No hombre, me referia al emisor que tu tienes, para ver si le podemos modificar para que de mas potencia, ya que este que te indique te prece grande.


----------



## Guest (Jun 29, 2009)

esque es el de un mando radio control normal y corriente,como te paso un esquema? 
desmonto la placa y te digo mas o menos como van las pistas y las piezas ?
o le hecho unas fotos


----------



## jorger (Jun 29, 2009)

Mejor echa unas fotos


----------



## electrodan (Jun 29, 2009)

Y... Estos transmisores no tienen ciencia... Es simplemente ponerle un par de transistores a la salida amplificando y ya. Digo yo...


----------



## Guest (Jun 29, 2009)

lo que pasa esque tiene un chip y luego a parte tiene lo que seria mas o menos como un pequeño amplificador que tiene 2 transistores una pequeña bobina y un cristal de 27mhz y muuchos condensadores.
y no se puede diseñar directamente algun pequeño amplificador que le metas la señal que va hacia la antena y que funciona a 9v.

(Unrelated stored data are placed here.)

__global__ void renorm_kernel(const float* __restrict__ x, const float* __restrict__ ts, const float* __restrict__ tm,
                              const float* __restrict__ vm, const float* __restrict__ vs, float* __restrict__ y,
                              int64_t total, int C) {
  for (int64_t idx = (int64_t)blockIdx.x * blockDim.x + threadIdx.x; idx < total;
       idx += (int64_t)gridDim.x * blockDim.x) {
    const int c = (int)(idx % C);
    float v = x[idx];
    if (ts) v = v * ts[c] + tm[c];
    y[idx] = (v - vm[c]) / vs[c];
  }
}

constexpr int OC_BT = 256;
template <int K, int CC>
__global__ __launch_bounds__(256) void out_conv_tanh_kernel(const float* __restrict__ x, const float* __restrict__ w,
                                                            const float* __restrict__ bias, float* __restrict__ y,
                                                            int T, float slope) {
  constexpr int PITCH = CC + 4;
  constexpr int ROWS = OC_BT + K - 1;
  __shared__ __attribute__((aligned(16))) float sx[ROWS * PITCH];
  __shared__ __attribute__((aligned(16))) float sw[K * CC];
  const int b = blockIdx.y;
  const int t0 = blockIdx.x * OC_BT;
  const float* xb = x + (int64_t)b * T * CC;
  for (int i = threadIdx.x; i < K * CC; i += 256) sw[i] = w[i];
  constexpr int C4 = CC / 4;
  for (int i = threadIdx.x; i < ROWS * C4; i += 256) {
    const int r = i / C4, c4 = i - r * C4;
    const int ti = t0 + r - (K - 1) / 2;
    float4 v = make_float4(0.f, 0.f, 0.f, 0.f);
    if (ti >= 0 && ti < T) v = leaky4(*reinterpret_cast<const float4*>(xb + (int64_t)ti * CC + c4 * 4), slope);
    *reinterpret_cast<float4*>(sx + r * PITCH + c4 * 4) = v;
  }
  __syncthreads();
  const int t = t0 + threadIdx.x;
  if (t >= T) return;
  float acc = bias[0];
#pragma unroll
  for (int j = 0; j < K; ++j) {
    const float* row = sx + (threadIdx.x + j) * PITCH;
#pragma unroll
    for (int c4 = 0; c4 < C4; ++c4) {
      const float4 v = *reinterpret_cast<const float4*>(row + c4 * 4);
      const float4 ww = *reinterpret_cast<const float4*>(sw + j * CC + c4 * 4);
      acc = fmaf(v.x, ww.x, acc);
      acc = fmaf(v.y, ww.y, acc);
      acc = fmaf(v.z, ww.z, acc);
      acc = fmaf(v.w, ww.w, acc);
    }
  }
  y[(int64_t)b * T + t] = tanhf(acc);
}

__global__ __launch_bounds__(256) void out_conv_tanh_generic(const float* __restrict__ x, const float* __restrict__ w,
                                                             const float* __restrict__ bias, float* __restrict__ y,
                                                             int T, int C, int K, float slope) {
  const int b = blockIdx.y;
  const int t = blockIdx.x * 256 + threadIdx.x;
  if (t >= T) return;
  const float* xb = x + (int64_t)b * T * C;
  float acc = bias[0];
  for (int j = 0; j < K; ++j) {
    const int ti = t + j - (K - 1) / 2;
    if (ti < 0 || ti >= T) continue;
    for (int c = 0; c < C; ++c) {
      float v = xb[(int64_t)ti * C + c];
      v = v > 0.f ? v : v * slope;
      acc = fmaf(v, w[j * C + c], acc);
    }
  }
  y[(int64_t)b * T + t] = tanhf(acc);
}

}
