class GATConv(nn.Module):

    def __init__(self, in_channels, out_channels, heads=1, concat=True, negative_slope=0.2):
        super().__init__()
        self.in_channels, self.out_channels = in_channels, out_channels
        self.heads, self.concat, self.negative_slope = heads, concat, negative_slope
        self.lin_src = nn.Linear(in_channels, heads * out_channels, bias=False)
        self.lin_dst = self.lin_src
        self.att_src = nn.Parameter(torch.empty(1, heads, out_channels))
        self.att_dst = nn.Parameter(torch.empty(1, heads, out_channels))
        self.bias = nn.Parameter(torch.zeros(heads * out_channels if concat else out_channels))
        self.reset_parameters()

    def reset_parameters(self):
        glorot_(self.lin_src.weight)
        glorot_(self.att_src)
        glorot_(self.att_dst)
        nn.init.zeros_(self.bias)

    folds_post_affine = True
    accepts_ce = True

    @staticmethod
    def kernel_channels(C):
        if C <= 64 or (C % 2 == 0 and C <= 128) or (C % 4 == 0 and C <= 256):
            return C
        Cp = (C + 3) // 4 * 4
        if Cp > 256:
            raise NotImplementedError(f"GATConv: {C} channels per head; the attention kernels take at most 256")
        return Cp

    def forward(self, x, edge_index, post_affine=None, ce=None):
        H, C = self.heads, self.out_channels
        Cp = self.kernel_channels(C)
        if Cp == C:
            return self._forward(x, edge_index, self.lin_src.weight, self.att_src, self.att_dst, self.bias, C, post_affine, ce)
        pad = torch.nn.functional.pad
        in_kernel = self.concat or H == 1
        weight = pad(self.lin_src.weight.view(H, C, -1), (0, 0, 0, Cp - C)).reshape(H * Cp, -1)
        bias = pad(self.bias.view(H, C), (0, Cp - C)).reshape(-1) if in_kernel else pad(self.bias, (0, Cp - C))
        out = self._forward(x, edge_index, weight, pad(self.att_src, (0, Cp - C)), pad(self.att_dst, (0, Cp - C)), bias, Cp,
                            None, None)
        out = out.view(-1, H, Cp)[:, :, :C].reshape(-1, H * C) if (self.concat and H > 1) else out[:, :C]
        if post_affine is not None:
            out = out * post_affine[0] + post_affine[1]
        return out if ce is None else ops.ce_from_logits(out, ce[0], ce[1])

    def _forward(self, x, edge_index, weight, att_src, att_dst, bias, C, post_affine, ce):
        H = self.heads
        graph = get_graph(edge_index, x.size(0), LOOPS_REMOVE_ADD)
        if (H == 1 and post_affine is None
                and ops.gat_linear_ok(graph, self.in_channels, C, x, None if ce is None else ce[0])):
            return ops.gat_attend_linear(x, weight, att_src, att_dst, graph, self.negative_slope, bias=bias, ce=ce)
        if ce is not None:
            return ops.ce_from_logits(self._forward(x, edge_index, weight, att_src, att_dst, bias, C, post_affine, None),
                                      ce[0], ce[1])
        in_kernel = self.concat or H == 1
        dist_resident = getattr(graph, "is_distributed", False) and graph.is_resident(x)
        if dist_resident:
            out = graph.gat(x, att_src, att_dst, H, C, self.negative_slope, weight=weight)
            out = out + bias if in_kernel else out.view(-1, H, C).mean(dim=1) + bias
        else:
            h = ops.linear(x, weight)
            if in_kernel and post_affine is not None and not getattr(graph, "is_distributed", False):
                scale, shift = post_affine
                return ops.gat_attend(h, att_src, att_dst, graph, H, C, self.negative_slope,
                                      bias=bias * scale + shift, out_scale=scale)
            out = ops.gat_attend(h, att_src, att_dst, graph, H, C, self.negative_slope,
                                 bias=bias if in_kernel else None)
            if not in_kernel:
                out = out.view(-1, H, C).mean(dim=1) + bias
        if post_affine is not None:
            out = out * post_affine[0] + post_affine[1]
        return out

porque no creo que se le pueda cambiar nada a esto.


----------



## electrodan (Jun 29, 2009)

Esto es lo que yo digo, ponele un par de transistores de la potencia necesaria amplificando a la salida de circuito. Y lo alimentas con una linea desde la (supongo) batería de 9 voltios que ya tiene el control.
Lo que vos decis que es el "pequeño amplificador" es el oscilador, el CI es solo el codificador. También puede ser que el chip tenga funciones de oscilador, con lo que los transistores si podrían amplificar un poco, pero no creo que tenga amplificación. Hacé como yo te digo, a la salida de la antena ponele uno o dos transistores con unas resistencias y listo.
Suerte MacGyver.


----------



## Guest (Jun 29, 2009)

jeje,si me dices mas o menos como va eso,pues me vendria de perlas, porque no sabria que transistor utilizar ni nada.esque pa que veas,todavia no he empezado el ciclo de electronica jeje,lo que se es porque lo he aprendido mas o menos por mi cuenta.   

saludos


----------



## Guest (Jul 2, 2009)

aver si alguien pudiera ayudarme,me urge hacerlo cuanto antes.


----------